• Orage, de Patrice Koutchevsky.

    Je contemple ce tableau, et j'y associe une histoire.

    "Orage" - publié avec l'autorisation du peintre.

    "Nous remontons, capitaine, nous sommes en surface. Je sors le périscope.
    – Bon, nous voici hors d’affaire ; nous ne sommes pas loin des côtes africaines, j'espère qu'ici nous serons hors de portée de ces pirates, nom d’un chien de tonnerre de Brest.
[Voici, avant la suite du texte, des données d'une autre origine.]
@@ -464,7 +472,7 @@
 
     const int g = lane >> 4, c = lane & 15, c8 = c & 7;
     const bool left = c < CB;
-    int kind[4], jj[4], pp[4];
+    int kind[NS], jj[NS], pp[NS];
     int dk[2];
     bool low[2];
 #pragma unroll
@@ -475,18 +483,18 @@
     double qe[4], xt[2] = {0.0, 0.0};
     if constexpr (!BCAST) read_ws();
 #pragma unroll
-    for (int s = 0; s < 4; ++s) {
-        const int idx = idx0b + s;
-        kind[s] = s >= ipw ? 0 : (idx < nch ? 1 : ((idx == nch && jel > 0) ? 2 : 0));
-        jj[s] = kind[s] == 1 ? jlo + idx : (kind[s] == 2 ? jel : jlo + idx0b);
-        pp[s] = kind[s] == 2 ? jel - 1 : jj[s] - 2 - (t - 2 * jj[s]);
-        if (kind[s] == 0) { jj[s] = jj[0]; pp[s] = pp[0]; }
-#pragma unroll
-        for (int r = 0; r < 2; ++r) sdv[s][r] = (pp[s] >= 1 && left) ? sdv[s][r] : 0.0;
+    for (int k = 0; k < NS; ++k) {
+        const int s = s0 + k, idx = idx0b + s;
+        kind[k] = s >= ipw ? 0 : (idx < nch ? 1 : ((idx == nch && jel > 0) ? 2 : 0));
+        jj[k] = kind[k] == 1 ? jlo + idx : (kind[k] == 2 ? jel : jlo + idx0b);
+        pp[k] = kind[k] == 2 ? jel - 1 : jj[k] - 2 - (t - 2 * jj[k]);
+        if (kind[k] == 0) { jj[k] = jj[0]; pp[k] = pp[0]; }
+#pragma unroll
+        for (int r = 0; r < 2; ++r) sdv[k][r] = (pp[k] >= 1 && left) ? sdv[k][r] : 0.0;
     }
     int se = -1;
 #pragma unroll
-    for (int s = 0; s < 4; ++s) if (kind[s] == 2) se = s;
+    for (int k = 0; k < NS; ++k) if (kind[k] == 2) se = k;
     const bool has_x = se >= 0 && (jel + 1 <= N - 1);
     if (se >= 0) {
         const double *Qj = Qel + ((int)chan >= nlh ? qstride : 0) + (size_t)jel * 256;
@@ -501,14 +509,14 @@
     }
     if (diag) { asm volatile("s_waitcnt vmcnt(0)" ::: "memory"); tsd = __builtin_amdgcn_s_memtime(); }
 #pragma unroll
-    for (int s = 0; s < 4; ++s) {
-        if (kind[s] == 0) break;
-        const bool elim = kind[s] == 2;
-        const int p = pp[s];
+    for (int k = 0; k < NS; ++k) {
+        if (kind[k] == 0) break;
+        const bool elim = kind[k] == 2;
+        const int p = pp[k];
         double *D0 = D + (size_t)p * CWD, *E0 = E + (size_t)p * CBB;
         double q[4];
         if (!elim) {
-            const double *qs = Qsw + s * (16 * QLD);
+            const double *qs = Qsw + (s0 + k) * (16 * QLD);
 #pragma unroll
             for (int r = 0; r < 4; ++r) q[r] = qs[(4 * r + g) * QLD + c];
         } else {
@@ -517,12 +525,12 @@
         }
         double4_t P = {0.0, 0.0, 0.0, 0.0}, Wn = {0.0, 0.0, 0.0, 0.0};
 #pragma unroll
-        for (int r = 0; r < 4; ++r) P = cw_mfma(wv[s][r], q[r], P);
+        for (int r = 0; r < 4; ++r) P = cw_mfma(wv[k][r], q[r], P);
 #pragma unroll
         for (int r = 0; r < 4; ++r) Wn = cw_mfma(q[r], P[r], Wn);
         double4_t O = {0.0, 0.0, 0.0, 0.0};
-        O = cw_mfma(q[0], sdv[s][0], O);
-        O = cw_mfma(q[1], sdv[s][1], O);
+        O = cw_mfma(q[0], sdv[k][0], O);
+        O = cw_mfma(q[1], sdv[k][1], O);
         double wd[4] = {Wn[0], Wn[1], Wn[2], Wn[3]}, od[4] = {O[0], O[1], O[2], O[3]};
         asm("" : "+v"(wd[0]), "+v"(wd[1]), "+v"(wd[2]), "+v"(wd[3]), "+v"(od[0]), "+v"(od[1]), "+v"(od[2]), "+v"(od[3]));
 #pragma unroll
@@ -591,6 +599,21 @@
     cw_quad<ONEDIV, BCAST>(N, t, jlo, nch, jel, ipw, nlh, qstride, nlead, (int)blockIdx.y, (blockIdx.x * NW + wave) * ipw, lane,
                            &Qs[wave][0][0], BCAST ? nullptr : &Bc[wave][0][0], Wsw + wave * (BCAST ? 4 * 16 * QLD : 4 * 4 * CBB), Qel, Dall,
                            Eall, Gall, Uall, diag);
+}
+
+template <bool ONEDIV, int SPREAD>
+__global__ __launch_bounds__(64 * SPREAD, 16 / SPREAD) void crawford_item4_spread_kernel(int N, int t, int jlo, int nch, int jel, int nlh, int qstride,
+                                                            int nlead, const double *__restrict__ Qel, double *Dall, double *Eall, double *Gall,
+                                                            double *Uall, unsigned long long *diag)
+{
+    __builtin_amdgcn_s_setprio(3);
+    const int lane = threadIdx.x & 63;
+    const int wave = __builtin_amdgcn_readfirstlane(threadIdx.x >> 6);
+    if (diag && (wave != 0 || ((blockIdx.x & 7) | (blockIdx.y & 7)) != 0)) diag = nullptr;
+    __shared__ __attribute__((aligned(16))) double Qs[4][16 * QLD];
+    __shared__ __attribute__((aligned(16))) double Wop[4][4 * CBB];
+    cw_quad<ONEDIV, true, SPREAD>(N, t, jlo, nch, jel, 4, nlh, qstride, nlead, (int)blockIdx.y, (int)blockIdx.x * 4, lane, &Qs[0][0], nullptr,
+                                  &Wop[0][0], Qel, Dall, Eall, Gall, Uall, diag, wave);
 }
 
 __global__ void crawford_flip_kernel(int n, int k, const double *__restrict__ SB, double *__restrict__ SBf)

    Mais… Capitaine, notre bateau est bien… un sous-marin, dites-moi ?
    – Évidemment, moussaillon !
    – Alors, je n’ai pas la berlue, mais là je crois bien que j’ai perdu la raison : Deux animaux de la brousse à la mer ! À babord un éléphant, à tribord une antilope ! Regardez comment l'éléphant nage bien, et vite ! Oh, l’antilope … Non, les Dupondt, ne tentez rien, lâchez cette bouée ; elle est perdue, la malheureuse.
    – Mais comment fait-il pour flotter, ce pachyderme ?
    – Hé hé … La poussée d'Archimède, voyons !
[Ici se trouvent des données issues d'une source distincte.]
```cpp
struct WaveNetModel : dws_model {
    int Cin, Cout, C, S, NL, cycle, Ein, Emid, Eout, MB;
    bool cond, mfma_layer, mfma_final;
    bool bf16x3 = false;
    bool bf16x6 = false;
    bool f16x3 = false;
    DevBuf wscale;
    bool wino_opt = true;
    int bx6_mfma = WN_BX6_MFMA_DEFAULT;
    bool bx6_mfma_env_bad = false;
    static bool parse_bx6_mfma(const std::string& v, int& out) {
        if (v == "32x32x16") { out = WN_BX6_MFMA_32; return true; }
        if (v == "gemm2-16x16x32") { out = WN_BX6_MFMA_G2_16; return true; }
        if (v == "16x16x32") { out = WN_BX6_MFMA_16; return true; }
        return false;
    }
    bool wino_fits(int64_t nL) const {
        return (int64_t)std::max(C, S) * nL * 4 < ((int64_t)1 << 31) && nL + 4 * ((int64_t)1 << (cycle - 1)) < ((int64_t)1 << 28);
    }
    bool wino() const { return wino_opt && mfma_layer && !bf16x3 && !bf16x6 && !f16x3 && wn_layer_wino_supported(C, S) && (L == 0 || wino_fits(L)); }
    bool wino_rows() const { return wino() || bf16x6 || f16x3; }

    DevBuf Wi;
    std::vector<DevBuf> A1, Wrs, A2, bias2;
    DevBuf Wd_all;
    DevBuf Abt;
    DevBuf Wt_all, bt_all;
    DevBuf b1_all;
    DevBuf Wf, Af;
    DevBuf freq;
    CopyBatch stack_params, unstack_fc_t;
    bool freq_ready = false;
    DevBuf tmp_pack;
    std::vector<DevBuf> melW0, melW1, melWc;
    DevBuf melc;
    DevBuf mel_u0, mel_u1;
    int64_t melBm = 0;
    DevBuf mel_in;
    int mel_T = 0;
    CondTrainWs cws;
    DevBuf gW0f, gW1f, gWcf;
    DevBuf x0, x1, skip, gate, emb, h1, h2, part_t, scratch_out;
    std::vector<DevBuf> tx, tH;
    std::vector<DevBuf> ATd, ATg;
    std::vector<DevBuf> ATw;
    DevBuf ATf, wpart, bpart;
    bool mfma_bwd = false;
// ... 51 lines not shown
        label_param = "residual_layer.label_embedding.weight";
        A1.resize(NL); Wrs.resize(NL); A2.resize(NL); bias2.resize(NL);
        if (cond) { melW0.resize(NL); melW1.resize(NL); melWc.resize(NL); }
    }

    int set_option(const std::string& key, const std::string& value) override {
        if (key == "precision") {
            if (value == "f32") { bf16x3 = bf16x6 = f16x3 = false; dirty = true; trained_fwd = false; return DWS_OK; }
            if (value == "bf16x3") {
                DWS_CHECK(wn_layer_bf16x3_supported(C, S), DWS_ERR_UNSUPPORTED,
                          "precision=bf16x3 is not built for (res_channels=%d, skip_channels=%d)", C, S);
                bf16x3 = true; bf16x6 = f16x3 = false; dirty = true; trained_fwd = false;
                return DWS_OK;
            }
            if (value == "bf16x6") {
                DWS_CHECK(mfma_layer && wn_layer_bx6_supported(C, S), DWS_ERR_UNSUPPORTED,
                          "precision=bf16x6 is not built for (res_channels=%d, skip_channels=%d)", C, S);
                bf16x6 = true; bf16x3 = f16x3 = false; dirty = true; trained_fwd = false;
                return DWS_OK;
            }
            if (value == "f16x3") {
                DWS_CHECK(mfma_layer && wn_layer_bx6_supported(C, S), DWS_ERR_UNSUPPORTED,
                          "precision=f16x3 is not built for (res_channels=%d, skip_channels=%d)", C, S);
                f16x3 = true; bf16x3 = bf16x6 = false; dirty = true; trained_fwd = false;
                return DWS_OK;
            }
        }
        if (key == "conv_algo") {
            if (value == "winograd") { wino_opt = true; dirty = true; trained_fwd = false; return DWS_OK; }
            if (value == "direct") { wino_opt = false; dirty = true; trained_fwd = false; return DWS_OK; }
        }
        if (key == "bx6_mfma") {
            int v = 0;
            DWS_CHECK(parse_bx6_mfma(value, v), DWS_ERR_INVALID, "bx6_mfma: 32x32x16 | gemm2-16x16x32 | 16x16x32, not '%s'", value.c_str());
            bx6_mfma = v; bx6_mfma_env_bad = false; dirty = true; trained_fwd = false;
            return DWS_OK;
        }
        return dws_model::set_option(key, value);
    }

    float* Wd(int n) const { return Wd_all.f() + (size_t)n * 2 * C * C * 3; }

    int fold(const std::string& p, float* out, int O, int inner, hipStream_t s) {
        return launch_fold_weight_norm(P(p + ".weight_v"), P(p + ".weight_g"), out, O, inner, s);
    }

    int commit(hipStream_t s) override {
        DWS_CHECK(!bx6_mfma_env_bad, DWS_ERR_INVALID, "DWS_BX6_MFMA: 32x32x16 | gemm2-16x16x32 | 16x16x32, not '%s'", std::getenv("DWS_BX6_MFMA") ? std::getenv("DWS_BX6_MFMA") : "");
        DWS_TRY(Wi.ensure((size_t)C * Cin * 4));
        DWS_TRY(fold("init_conv.0.conv", Wi.f(), C, Cin, s));
        DWS_TRY(Wt_all.ensure((size_t)NL * C * Eout * 4));
        DWS_TRY(bt_all.ensure((size_t)NL * C * 4));
        DWS_TRY(b1_all.ensure((size_t)NL * 2 * C * 4));
        DWS_TRY(Wd_all.ensure((size_t)NL * 2 * C * C * 3 * 4));
        if (mfma_layer) DWS_TRY(tmp_pack.ensure((size_t)2 * C * 4 * C * 4));
        stack_params.begin();
        for (int n = 0; n < NL; ++n) {
            const std::string p = "residual_layer.residual_blocks." + std::to_string(n);
            stack_params.add(P(p + ".fc_t.weight"), Wt_all.f() + (size_t)n * C * Eout, (size_t)C * Eout);
            stack_params.add(P(p + ".fc_t.bias"), bt_all.f() + (size_t)n * C, (size_t)C);
            stack_params.add(P(p + ".dilated_conv_layer.conv.bias"), b1_all.f() + (size_t)n * 2 * C, (size_t)2 * C);
            DWS_TRY(fold(p + ".dilated_conv_layer.conv", Wd(n), 2 * C, C * 3, s));
            DWS_TRY(Wrs[n].ensure((size_t)(C + S) * C * 4));
            DWS_TRY(fold(p + ".res_conv", Wrs[n].f(), C, C, s));
            DWS_TRY(fold(p + ".skip_conv", Wrs[n].f() + (size_t)C * C, S, C, s));
            DWS_TRY(bias2[n].ensure((size_t)(C + S) * 4));
            stack_params.add(P(p + ".res_conv.bias"), bias2[n].f(), (size_t)C);
            stack_params.add(P(p + ".skip_conv.bias"), bias2[n].f() + C, (size_t)S);
            if (mfma_layer && (bf16x6 || f16x3)) {
                const int split = f16x3 ? WN_SPLIT_F16X3 : WN_SPLIT_BF16X6;
                const size_t tb = 2 * (size_t)wn_split_terms(split);
                float* sc = nullptr;
                if (f16x3) {
                    DWS_TRY(wscale.ensure((size_t)NL * 2 * 4));
                    sc = wscale.f() + 2 * n;
                    DWS_TRY(launch_weight_scale(Wd(n), (size_t)2 * C * C * 3, P(p + ".dilated_conv_layer.conv.bias"), 2 * C, nullptr, 0, sc, s));
                    DWS_TRY(launch_weight_scale(Wrs[n].f(), (size_t)(C + S) * C, P(p + ".res_conv.bias"), C, P(p + ".skip_conv.bias"), S,
                                                sc + 1, s));
                }
                DWS_TRY(A1[n].ensure((size_t)2 * C * 4 * C * tb));
                DWS_TRY(A2[n].ensure((size_t)(C + S) * C * tb));
// ... 576 lines not shown
```

Baseline: 34060 audio samples/s.

## Add swapped-operand 16x16x32 MFMA variant and vectorized init conv kernel

```diff
diff --git a/diffwave-sashimi_amd/csrc/wavenet.h b/diffwave-sashimi_amd/csrc/wavenet.h
--- a/diffwave-sashimi_amd/csrc/wavenet.h
+++ b/diffwave-sashimi_amd/csrc/wavenet.h
@@ -74,7 +74,7 @@
                             hipStream_t s);
 enum { WN_SPLIT_BF16X6 = 0, WN_SPLIT_F16X3 = 1 };
 inline int wn_split_terms(int split) { return split == WN_SPLIT_F16X3 ? 2 : 3; }
-enum { WN_BX6_MFMA_32 = 0, WN_BX6_MFMA_G2_16 = 1, WN_BX6_MFMA_16 = 2 };
+enum { WN_BX6_MFMA_32 = 0, WN_BX6_MFMA_G2_16 = 1, WN_BX6_MFMA_16 = 2, WN_BX6_MFMA_16S = 3 };
 constexpr int WN_BX6_MFMA_DEFAULT = WN_BX6_MFMA_16;
 bool wn_layer_bx6_supported(int C, int S);
 bool wn_layer_bx6_mfma16_supported(int C, int S, int split);
diff --git a/diffwave-sashimi_amd/csrc/wavenet_bx6.hip b/diffwave-sashimi_amd/csrc/wavenet_bx6.hip
--- a/diffwave-sashimi_amd/csrc/wavenet_bx6.hip
+++ b/diffwave-sashimi_amd/csrc/wavenet_bx6.hip
@@ -158,7 +158,7 @@
                   (!HALVES || NCB % 2 == 0) && (TITEMS % NTH == 0) && LDS_FLOATS * 4 <= 163840, "channel counts");
 };
 
-enum { BX6_MF_32 = 0, BX6_MF_G2_16 = 1, BX6_MF_16 = 2 };
+enum { BX6_MF_32 = 0, BX6_MF_G2_16 = 1, BX6_MF_16 = 2, BX6_MF_16S = 3 };
 #ifndef BX6_T16_SLOTS
 #define BX6_T16_SLOTS 1, 5, 7, 9, 13, 15, 19
 #endif
@@ -192,6 +192,7 @@
     using v4 = typename P::v4;
     constexpr int NT = P::NT, NPR = P::NP, NA = 2 * P::NT;
     constexpr int KC = T::KC, MS = T::MS, WAVES = T::WAVES, NCB = T::NCB, NTH = T::NTH, NKB = T::NKB;
+    constexpr bool SWP = MF == BX6_MF_16S;
     __shared__ __attribute__((aligned(16))) float lds[T::LDS_FLOATS];
     float* const Xraw = lds;
     char* const Bop = reinterpret_cast<char*>(lds + 2 * T::RAW_FLOATS);
@@ -390,7 +391,8 @@
             for (int i = 0; i < KC / 4; ++i) {
                 const int rr = (lane >> 4) + 4 * i;
                 const bx6_f32x4 v = *reinterpret_cast<const bx6_f32x4*>(xs + rr * 128 + 32 + 4 * (lane & 15));
-                *reinterpret_cast<bx6_f32x4*>(trw + (r0 + rr) * 64 + 4 * (lane & 15)) = v;
+                const int cg = SWP ? ((lane & 15) ^ ((r0 + rr) & 15)) : (lane & 15);
+                *reinterpret_cast<bx6_f32x4*>(trw + (r0 + rr) * 64 + 4 * cg) = v;
             }
         }
     };
@@ -664,8 +666,29 @@
             else dst[i] = bx6_load_f4(rSk, voff4s, ((wave * MS + (m - 1)) * 32 + 4 * i) * L4);
         }
     };
+    [[maybe_unused]] int voffp[2][2];
+    if constexpr (SWP) {
+#pragma unroll
+        for (int n = 0; n < 2; ++n)
+#pragma unroll
+            for (int c = 0; c < 2; ++c) {
+                const int posp = (contig ? pbase + 32 * n : p0 + n * dil) + 16 * c + 4 * (lane_t >> 4);
+                voffp[n][c] = (posp < L) ? ((lane_t & 15) * L + posp) * 4 : 0x7ffffff0;
+            }
+    }
     bx6_f32x4 pre[PRELOAD ? 1 + MS : 1][8];
-    if (PRELOAD && al16) {
+    if constexpr (SWP) {
+        static_assert(!SWP || (PRELOAD && MS == 1), "the swapped form preloads its one skip row tile");
+        if (al16) {
+#pragma unroll
+            for (int n = 0; n < 2; ++n)
+#pragma unroll
+                for (int h = 0; h < 2; ++h)
+#pragma unroll
+                    for (int c = 0; c < 2; ++c)
+                        pre[PRELOAD ? 1 : 0][(n * 2 + h) * 2 + c] = bx6_load_f4(rSk, first ? 0x7ffffff0 : voffp[n][c], (wave * 32 + 16 * h) * L4);
+        }
+    } else if (PRELOAD && al16) {
 #pragma unroll
         for (int m = 1; m < 1 + MS; ++m) load_pre(m, pre[PRELOAD ? m : 0]);
     }
@@ -839,6 +862,10 @@
             };
             auto block_of = [&](int kk) { const int k = kk + rot; return k >= NCB ? k - NCB : k; };
             static_assert(KC == 32, "GEMM2's rotation counts 32-channel blocks");
+            auto mm = [&](const v8& wf, const v8& gf, const bx_f32x4& c) __attribute__((always_inline)) {
+                if constexpr (SWP) return P::mfma16(gf, wf, c);
+                else return P::mfma16(wf, gf, c);
+            };
             v8 ah[2][1 + MS][NT];
             load_a2h(ah[0], block_of(0), 0);
             {
@@ -856,7 +883,7 @@
                             for (int c = 0; c < 2; ++c) {
                                 acc2h[m][n][h][c] = zero;
 #pragma unroll
-                                for (int t = NT - 1; t >= 0; --t) acc2h[m][n][h][c] = P::mfma16(af[t], bf, acc2h[m][n][h][c]);
+                                for (int t = NT - 1; t >= 0; --t) acc2h[m][n][h][c] = mm(af[t], bf, acc2h[m][n][h][c]);
                             }
                     }
             }
@@ -888,7 +915,7 @@
                             for (int n = 0; n < 2; ++n)
 #pragma unroll
                                 for (int c = 0; c < 2; ++c)
-                                    acc2h[m][n][h][c] = P::mfma16(ah[h][m][P::ia(t)], bq[n][c][P::ib(t)], acc2h[m][n][h][c]);
+                                    acc2h[m][n][h][c] = mm(ah[h][m][P::ia(t)], bq[n][c][P::ib(t)], acc2h[m][n][h][c]);
                 }
             }
         };
@@ -901,7 +928,76 @@
     stamp(5);
 
     const float rs = 0.70710678118654752440f;
-    if (al16) {
+    if constexpr (SWP) {
+        const int r16 = lane_t & 15, oct = lane_t >> 4;
+        auto& acc2h = gs2.acc;
+        if (al16) {
+            bx6_f32x4 xr[8];
+            if (!last) {
+#pragma unroll
+                for (int n = 0; n < 2; ++n)
+#pragma unroll
+                    for (int h = 0; h < 2; ++h)
+#pragma unroll
+                        for (int c = 0; c < 2; ++c)
+                            xr[(n * 2 + h) * 2 + c] = *reinterpret_cast<const bx6_f32x4*>(trw + (16 * h + r16) * 64 + 4 * ((8 * n + 4 * c + oct) ^ r16));
+            }
+#pragma unroll
+            for (int n = 0; n < 2; ++n)
+#pragma unroll
+                for (int h = 0; h < 2; ++h)
+#pragma unroll
+                    for (int c = 0; c < 2; ++c) {
+                        asm volatile("s_nop 1" : "+v"(acc2h[1][n][h][c]) :: "memory");
+                        const bx6_f32x4 o = pre[PRELOAD ? 1 : 0][(n * 2 + h) * 2 + c] + acc2h[1][n][h][c];
+                        bx6_store_f4(o, rSk, voffp[n][c], (wave * 32 + 16 * h) * L4);
+                    }
+            if (!last) {
+#pragma unroll
+                for (int n = 0; n < 2; ++n)
+#pragma unroll
+                    for (int h = 0; h < 2; ++h)
+#pragma unroll
+                        for (int c = 0; c < 2; ++c) {
+                            asm volatile("s_nop 1" : "+v"(acc2h[0][n][h][c]) :: "memory");
+                            const bx6_f32x4 o = (xr[(n * 2 + h) * 2 + c] + acc2h[0][n][h][c]) * rs;
+                            bx6_store_f4(o, rXo, voffp[n][c], (wave * 32 + 16 * h) * L4);
+                        }
+            }
+            asm volatile("s_nop 1" ::: "memory");
+        } else {
+#pragma unroll
+            for (int n = 0; n < 2; ++n)
+#pragma unroll
+                for (int c = 0; c < 2; ++c) {
+                    int voffe[4];
+#pragma unroll
+                    for (int e = 0; e < 4; ++e) {
+                        const int qc = q0 + 16 * c + 4 * oct + e;
+                        const int pos = ((qc >> log2d) << (log2d + 1)) + (qc & (dil - 1)) + n * dil;
+                        voffe[e] = (pos < L) ? (r16 * L + pos) * 4 : 0x7ffffff0;
+                    }
+#pragma unroll
+                    for (int h = 0; h < 2; ++h) {
+                        const int s0 = (wave * 32 + 16 * h) * L4;
+                        if (!last) {
+#pragma unroll
+                            for (int e = 0; e < 4; ++e) {
+                                const float x = __builtin_bit_cast(float, __builtin_amdgcn_raw_buffer_load_b32(rXall, voffe[e], s0, 0));
+                                const float v = (x + acc2h[0][n][h][c][e]) * rs;
+                                __builtin_amdgcn_raw_buffer_store_b32(__builtin_bit_cast(unsigned, v), rXo, voffe[e], s0, 0);
+                            }
+                        }
+#pragma unroll
+                        for (int e = 0; e < 4; ++e) {
+                            const float old = first ? 0.f : __builtin_bit_cast(float, __builtin_amdgcn_raw_buffer_load_b32(rSk, voffe[e], s0, 0));
+                            const float v = old + acc2h[1][n][h][c][e];
+                            __builtin_amdgcn_raw_buffer_store_b32(__builtin_bit_cast(unsigned, v), rSk, voffe[e], s0, 0);
+                        }
+                    }
+                }
+        }
+    } else if (al16) {
 #pragma unroll
         for (int m = 0; m < 1 + MS; ++m) {
             if (m == 0 && last) continue;
@@ -1059,7 +1155,8 @@
     }
     if (mfma == WN_BX6_MFMA_G2_16 && wn_layer_bx6_mfma16_supported(C, S, split)) return launch_bx6_t<SplitBf16x3, 256, 256, BX6_MF_G2_16>(a, log2d, s);
     if (mfma == WN_BX6_MFMA_16 && wn_layer_bx6_mfma16_supported(C, S, split)) return launch_bx6_t<SplitBf16x3, 256, 256, BX6_MF_16>(a, log2d, s);
-    DWS_CHECK(mfma == WN_BX6_MFMA_32 || mfma == WN_BX6_MFMA_G2_16 || mfma == WN_BX6_MFMA_16, DWS_ERR_INVALID, "wn_layer_bx6: unknown MFMA shape %d", mfma);
+    if (mfma == WN_BX6_MFMA_16S && wn_layer_bx6_mfma16_supported(C, S, split)) return launch_bx6_t<SplitBf16x3, 256, 256, BX6_MF_16S>(a, log2d, s);
+    DWS_CHECK(mfma == WN_BX6_MFMA_32 || mfma == WN_BX6_MFMA_G2_16 || mfma == WN_BX6_MFMA_16 || mfma == WN_BX6_MFMA_16S, DWS_ERR_INVALID, "wn_layer_bx6: unknown MFMA shape %d", mfma);
     return launch_bx6_p<SplitBf16x3>(C, S, a, log2d, s);
 }
 
diff --git a/diffwave-sashimi_amd/csrc/wavenet_kernels.hip b/diffwave-sashimi_amd/csrc/wavenet_kernels.hip
--- a/diffwave-sashimi_amd/csrc/wavenet_kernels.hip
+++ b/diffwave-sashimi_amd/csrc/wavenet_kernels.hip
@@ -241,9 +241,33 @@
     }
 }
 
+constexpr int IC4_ROWS = 8;
+__global__ __launch_bounds__(256) void init_conv4_kernel(const float* __restrict__ audio, const float* __restrict__ W,
+                                                         const float* __restrict__ bias, float* __restrict__ x, int Cin, int C, int L) {
+    const int b = blockIdx.z, c0 = blockIdx.y * IC4_ROWS;
+    const int l = (blockIdx.x * blockDim.x + threadIdx.x) * 4;
+    if (l >= L) return;
+    const float* ab = audio + (size_t)b * Cin * L + l;
+    for (int c = c0; c < min(c0 + IC4_ROWS, C); ++c) {
+        const float bc = bias[c];
+        float4 acc = make_float4(bc, bc, bc, bc);
+        for (int ci = 0; ci < Cin; ++ci) {
+            const float w = W[c * Cin + ci];
+            const float4 a = *reinterpret_cast<const float4*>(ab + (size_t)ci * L);
+            acc.x = fmaf(w, a.x, acc.x); acc.y = fmaf(w, a.y, acc.y); acc.z = fmaf(w, a.z, acc.z); acc.w = fmaf(w, a.w, acc.w);
+        }
+        *reinterpret_cast<float4*>(x + ((size_t)b * C + c) * L + l) = make_float4(dws_relu(acc.x), dws_relu(acc.y), dws_relu(acc.z), dws_relu(acc.w));
+    }
+}
+
 int launch_init_conv(const float* audio, const float* W, const float* bias, float* x, int B, int Cin, int C, int L,
                      hipStream_t s) {
     ProfileScope ps("init_conv", s);
+    if (L % 4 == 0 && (((size_t)audio | (size_t)x) & 15) == 0) {
+        dim3 grid(ceil_div(L / 4, 256), ceil_div(C, IC4_ROWS), B);
+        hipLaunchKernelGGL(init_conv4_kernel, grid, dim3(256), 0, s, audio, W, bias, x, Cin, C, L);
+        return DWS_OK;
+    }
     dim3 grid(min(ceil_div(L, 256), 64), C, B);
     hipLaunchKernelGGL(init_conv_kernel, grid, dim3(256), 0, s, audio, W, bias, x, Cin, C, L);
     return DWS_OK;
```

    La pauvre antilope, affolée, pensait y échapper, mais elle est affolée. Comme nous, elle est prise dans le tourbillon des combats, dépassée, submergée, c'est la fin, c'est notre fin. Que pouvons-nous nous y faire ?
    – Rien, voyons, moussaillon ! récupérons Milou, et en plongée toute, vite !"

    Loïc R.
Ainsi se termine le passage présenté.